What I have had to say because I’m a woman, “My face is up here.” “So me bringing up the fact that the resident made a bad call and this was done under the Attending is now translating to me not thinking clearly?” Message received. “That patient grabbed my ass, and you laughed, I don’t think I’m being overly sensitive, I think I was sexually groped and the staff present, a physician laughed.” “MY FACE IS UP HERE!!!!”

Healthcare is hard. Corporate structures are hard. Being a female in any field is hard. Being a lesbian pregnant or nursing female is even harder. Some days the fight doesn’t seem worth it. I did take that weekend off several years ago, and I came to some very important conclusions. I could not change that system unfortunately. I had to work there, bide my time, and leave. Sometimes we have to work in places we don’t like to get to the light on the other side. Without my time in the darkness fighting and learning to not fight, and learning about “old boys clubs” and bureaucracy I would not be where I am today. Some of my hardest lessons personally and professionally have been learning that I can’t fight every battle even when every atom in my being wants to. Staying silent takes more strength and more inner turmoil sometimes than speaking up.

I worked in the hospital settings for ten years as a staff nurse and an advanced practice nurse. I experienced sexism in almost every possible way. It’s hard to not come through healthcare and have some sort of resentment build toward men. There are also constant power struggles that are hard to not engage in especially as a younger less experienced provider. I came through the last decade less naive, more cynical, but if anything I am now more passionate about my patients and providing quality care and that’s I think what is important for me to hold onto.

The thing that really gets me is if I were a man all of the traits that have been admonished in me by previous bosses in healthcare would have been praised if I were male. The bitch in me would be seen as authoritative and somewhat attractive in a male. But because I’m female and have been pregnant or worse menstruating I am just a bitch.

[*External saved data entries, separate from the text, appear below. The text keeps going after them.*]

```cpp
static int tallk_splits(int M, int Np, int K) {
    const int tiles = (K / LIN_BM) * (Np / 256), nblk = (M + 63) / 64;
    int cus = a2s_device_geometry().cus;
    if (cus < 1) cus = 256;
    int s = cus / tiles;
    const size_t slab = (size_t)Np * K * sizeof(float);
    if ((size_t)s * slab > TALLK_SLAB_BYTES) s = (int)(TALLK_SLAB_BYTES / slab);
    if (s > nblk) s = nblk;
    if (a2s_tallk_wgrad_max_splits > 0 && s > a2s_tallk_wgrad_max_splits) s = a2s_tallk_wgrad_max_splits;
    return s < 1 ? 1 : s;
}
bool a2s_tallk_wgrad_ok(int M, int Np, int K, long ldp, long lda, long ldg, int transposed, const void* P, const void* A, const void* G, const void* bias) {
    return a2s_tallk_wgrad_on && M >= 64 && Np >= 256 && Np % 256 == 0 && Np <= 2048 && K >= LIN_BM && K % LIN_BM == 0 && K <= 4096 && ldp >= Np && lda >= K &&
           lda % 4 == 0 && ldg % 4 == 0 && ldg >= (transposed ? Np : K) && (((uintptr_t)P | (uintptr_t)A | (uintptr_t)G | (uintptr_t)bias) % 16 == 0);
}
size_t a2s_tallk_wgrad_ws_bytes_impl(int M, int Np, int K) {
    if (M < 1 || Np < 256 || Np % 256 || K < LIN_BM || K % LIN_BM) return 0;
    const size_t nsteps = 2 * (size_t)((M + 63) / 64), splits = (size_t)tallk_splits(M, Np, K);
    return (size_t)(Np / 256) * nsteps * 16 * 2 * 1024 + splits * Np * K * sizeof(float) + splits * K * sizeof(float);
}
int a2s_tallk_wgrad_impl(hipStream_t st, int M, int Np, int K, const float* P, long ldp, const float* A, long lda, float* G, long ldg, int transposed,
                         float* bias, const float* p_absmax, const float* a_absmax, float* ws, size_t ws_bytes) {
    A2S_REQUIRE(P && A && G && p_absmax && a_absmax && ws, "tallk_wgrad: null argument");
    A2S_REQUIRE(a2s_tallk_wgrad_ok(M, Np, K, ldp, lda, ldg, transposed, P, A, G, bias),
                "tallk_wgrad: needs M >= 64, Np %% 256 == 0, K %% 128 == 0, 16-byte aligned bases and rows (or the switch \"tallk_wgrad\" is off)");
    A2S_REQUIRE(((uintptr_t)ws % 16 == 0) && ws_bytes >= a2s_tallk_wgrad_ws_bytes_impl(M, Np, K), "tallk_wgrad: workspace too small (%zu bytes needed)",
                a2s_tallk_wgrad_ws_bytes_impl(M, Np, K));
    const int nblk = (M + 63) / 64, nsteps = 2 * nblk, splits = tallk_splits(M, Np, K), npb = Np / 256;
    const size_t plane_stride = (size_t)nsteps * 16 * 2 * 1024;
    unsigned char* planes = reinterpret_cast<unsigned char*>(ws);
    float* partial = reinterpret_cast<float*>(planes + npb * plane_stride);
    float* bias_partial = partial + (size_t)splits * Np * K;
    hipLaunchKernelGGL(lin_pack_dz_planes, dim3((unsigned)(((long)nsteps * 1024 + 255) / 256), npb), dim3(256), 0, st, P, ldp, M, nsteps, p_absmax, planes);
    A2S_CHECK_LAUNCH("lin_pack_dz_planes");
    LinWgradArgs a{A, lda, planes, partial, nullptr, nullptr, a_absmax, p_absmax, M, K, K, nblk, (nblk + splits - 1) / splits, (long)plane_stride, Np,
                   bias ? bias_partial : nullptr};
    if (bias) hipLaunchKernelGGL(lin_wgrad_roles<true>, dim3(K / LIN_BM, splits, npb), dim3(LIN_NTH), 0, st, a);
    else hipLaunchKernelGGL(lin_wgrad_roles<false>, dim3(K / LIN_BM, splits, npb), dim3(LIN_NTH), 0, st, a);
    A2S_CHECK_LAUNCH("lin_wgrad (tall-K)");
    const long n = (long)Np * K, nthreads = (n + (bias ? K : 0)) / 4;
    const dim3 rgrid((unsigned)((nthreads + 255) / 256));
    if (transposed) hipLaunchKernelGGL(lin_wgrad_reduce<true>, rgrid, dim3(256), 0, st, partial, splits, n, G, ldg, K, bias ? bias_partial : nullptr, bias);
    else hipLaunchKernelGGL(lin_wgrad_reduce<false>, rgrid, dim3(256), 0, st, partial, splits, n, G, ldg, K, bias ? bias_partial : nullptr, bias);
    A2S_CHECK_LAUNCH("lin_wgrad_reduce");
    __atomic_fetch_add(&g_tallk_launches, 1LL, __ATOMIC_RELAXED);
    return A2S_OK;
}
```

Measured before the change: 641.3.
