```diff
+    if (wave == 0) rc = down_mfma_row(lane, row0, S, attr, M, r, G, rows_per_sample, lambda_group, t_fwd);
+    for (int t0 = 0; t0 < tiles; t0 += LDX_TS) {
+        asm volatile("s_waitcnt vmcnt(0)" ::: "memory");
+        bf16x8 av[LDX_TS * 4], bv[LDX_TS * 4];
+#pragma unroll
+        for (int i = 0; i < LDX_TS * 4; ++i) {
+            const int ch = 4 * (i & 3) + kgp;
+            av[i] = *reinterpret_cast<const bf16x8*>(mine + (i >> 2) * LDX_TILE + col * 256 + ((ch ^ col) << 4));
+#pragma unroll
+            for (int e = 0; e < 4; ++e) {
+                bv[i][e] = bok ? (bf16_t)b0[i][e] : (bf16_t)0.f;
+                bv[i][4 + e] = bok ? (bf16_t)b1[i][e] : (bf16_t)0.f;
+            }
+        }
+        asm volatile("s_waitcnt lgkmcnt(0)" ::: "memory");
+        if (t0 + LDX_TS < tiles) request(t0 + LDX_TS);
+#pragma unroll
+        for (int i = 0; i < LDX_TS * 4; ++i) {
+            if (4 * t0 + i >= steps) break;
+            acc = __builtin_amdgcn_mfma_f32_16x16x32_bf16(bv[i], av[i], acc, 0, 0, 0);
+        }
+    }
+    red[wave][lane] = acc;
+    __syncthreads();
+    if (wave != 0) return;
+    down_mfma_finish(red, dsum, rc, lane, row0, M, r, G, scaling, lambda_group, t_out, ts_out, t_fwd, ds_part);
 }
 
 static bool down_mfma_ok(int M, int K, int r, int dtype, int layout_rk) {
@@ -695,8 +806,13 @@
     if (ldx < K) return FFM_EINVAL;
     hipStream_t s = (hipStream_t)stream;
     if (down_mfma_ok(M, K, r, dtype, layout_rk)) {
-        hipLaunchKernelGGL(lora_down_mfma_kernel, dim3((M + LDM_ROWS - 1) / LDM_ROWS), dim3(LDM_WAVES * 64), 0, s, (const bf16_t*)x,
-                           ldx, P, S, attr, M, K, r, G, rows_per_sample, scaling, lambda_group, t, ts, t_fwd, ds_part);
+        const dim3 grid((M + LDM_ROWS - 1) / LDM_ROWS), block(LDM_WAVES * 64);
+        if (K % (128 * LDM_WAVES) == 0)
+            hipLaunchKernelGGL(lora_down_dma_kernel, grid, block, 0, s, (const bf16_t*)x, ldx, P, S, attr, M, K, r, G,
+                               rows_per_sample, scaling, lambda_group, t, ts, t_fwd, ds_part);
+        else
+            hipLaunchKernelGGL(lora_down_mfma_kernel, grid, block, 0, s, (const bf16_t*)x, ldx, P, S, attr, M, K, r, G,
+                               rows_per_sample, scaling, lambda_group, t, ts, t_fwd, ds_part);
         FFM_CHECK_LAUNCH();
         return FFM_OK;
     }
diff --git a/fairfedmed_amd/engine.py b/fairfedmed_amd/engine.py
--- a/fairfedmed_amd/engine.py
+++ b/fairfedmed_amd/engine.py
@@ -359,6 +359,7 @@
         self.post_stats = (None, None)
         self.feat = e(T, v.out_dim)
         self.fbar = f(max_images, v.out_dim)
+        self.head_ws = f(ops.head_fwd_ws_floats(max_images, v.out_dim))
         self.rnorm = f(T)
         self.logits_img = f(max_images, cfg.n_cls)
         self.attr_i32 = torch.zeros(max_images, device=dev, dtype=torch.int32)
@@ -466,6 +467,7 @@
         self.feat = torch.zeros(max_images * v.tokens, v.out_dim, device=dev, dtype=dtype)
         self.dfeat = torch.zeros_like(self.feat)
         self.fbar = torch.zeros(max_images, v.out_dim, device=dev, dtype=f32)
+        self.head_ws = torch.zeros(ops.head_fwd_ws_floats(max_images, v.out_dim), device=dev, dtype=f32)
         self.rnorm = torch.zeros(max_images * v.tokens, device=dev, dtype=f32)
         self.logits_img = torch.zeros(max_images, cfg.n_cls, device=dev, dtype=f32)
         self.dlogits_img = torch.zeros_like(self.logits_img)
@@ -883,7 +885,7 @@
                             cfg.ot_eps, cfg.ot_thresh, cfg.ot_max_iter, cfg.ot_top_percent)
         else:
             ops.head_fwd(ws.feat[:rows], self.tbar_buf, self.logit_scale, ws.fbar, ws.rnorm, ws.logits_img,
-                         images, L, cfg.n_cls)
+                         images, L, cfg.n_cls, ws.head_ws)
 
     def _head_backward(self, rows: int, images: int, L: int) -> None:
         cfg = self.cfg
diff --git a/fairfedmed_amd/ops.py b/fairfedmed_amd/ops.py
--- a/fairfedmed_amd/ops.py
+++ b/fairfedmed_amd/ops.py
@@ -780,13 +780,20 @@
 
 
 def head_fwd(f: Tensor, tbar: Tensor, logit_scale: Tensor, fbar: Tensor, rnorm: Tensor, logits_img: Tensor, B: int,
-             Ltok: int, n_cls: int) -> None:
-    _dev(f, tbar, logit_scale, fbar, rnorm, logits_img)
+             Ltok: int, n_cls: int, ws: Optional[Tensor] = None) -> None:
+    _dev(f, tbar, logit_scale, fbar, rnorm, logits_img, ws)
     D = f.shape[1]
     assert f.is_contiguous()
-    _call("ffm_head_fwd", L.ptr(f), L.ptr(_f32(tbar)), L.ptr(_f32(logit_scale)), L.ptr(_f32(fbar)),
-                                  L.ptr(_f32(rnorm)), L.ptr(_f32(logits_img)), B, Ltok, D, n_cls,
-                                  L.dtype_code(f.dtype), L.stream_ptr())
+    if ws is None:
+        ws = torch.empty(head_fwd_ws_floats(B, D), device=f.device, dtype=torch.float32)
+    assert ws.numel() >= head_fwd_ws_floats(B, D)
+    _call("ffm_head_fwd_sliced", L.ptr(f), L.ptr(_f32(tbar)), L.ptr(_f32(logit_scale)), L.ptr(_f32(fbar)),
+                                         L.ptr(_f32(rnorm)), L.ptr(_f32(logits_img)), L.ptr(_f32(ws)), B, Ltok, D, n_cls,
+                                         L.dtype_code(f.dtype), L.stream_ptr())
+
+
+def head_fwd_ws_floats(B: int, D: int) -> int:
+    return B * L.load().ffm_head_fwd_slices() * D
 
 
 def text_embed(prefix: Tensor, ctx: Tensor, suffix: Tensor, pos: Tensor, x: Tensor, n_cls: int, TL: int) -> None:
diff --git a/include/ffm_hip.h b/include/ffm_hip.h
--- a/include/ffm_hip.h
+++ b/include/ffm_hip.h
@@ -207,6 +207,11 @@
                  float* rnorm, float* logits_img, int B, int L, int D, int n_cls, int dtype,
                  void* stream);
 
+int ffm_head_fwd_slices(void);
+int ffm_head_fwd_sliced(const void* f, const float* tbar, const float* logit_scale, float* fbar,
+                        float* rnorm, float* logits_img, float* ws, int B, int L, int D, int n_cls,
+                        int dtype, void* stream);
+
 int ffm_ce_loss(const float* logits_img, const int64_t* label, float* logits, float* prob,
                 float* loss, float* dlogits_img, int32_t* finite_flag, int nb, int S, int n_cls,
                 void* stream);
```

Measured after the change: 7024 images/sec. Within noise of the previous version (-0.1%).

I used to bristle at male qualities being pointed out in me as negative. Now I’m like fuck it. I’ll stab the head and hold it up and roar. I’m direct, I have a dry sense of humor, I smile only when it’s truly warranted, but that doesn’t mean I don’t care. Our country and our youth have gotten into a situation where by being nice we have allowed monsters into power. We allow our LGBT youth to die from suicide and homelessness and drugs and hatred. If standing up demanding for the tenth time you look at my face and not my tits makes me a bitch, so be it. If standing up and demanding action and pointing out the negatives in our society without a pretty smile on my face makes me a bitch, so be it.

If putting females into a villain role is the only way we as a society are comfortable with them being strong, fierce, loyal, fighters, then so be it. I’d rather be Maleficent spewing fire than laying back with my eyes closed living in a fairy tale.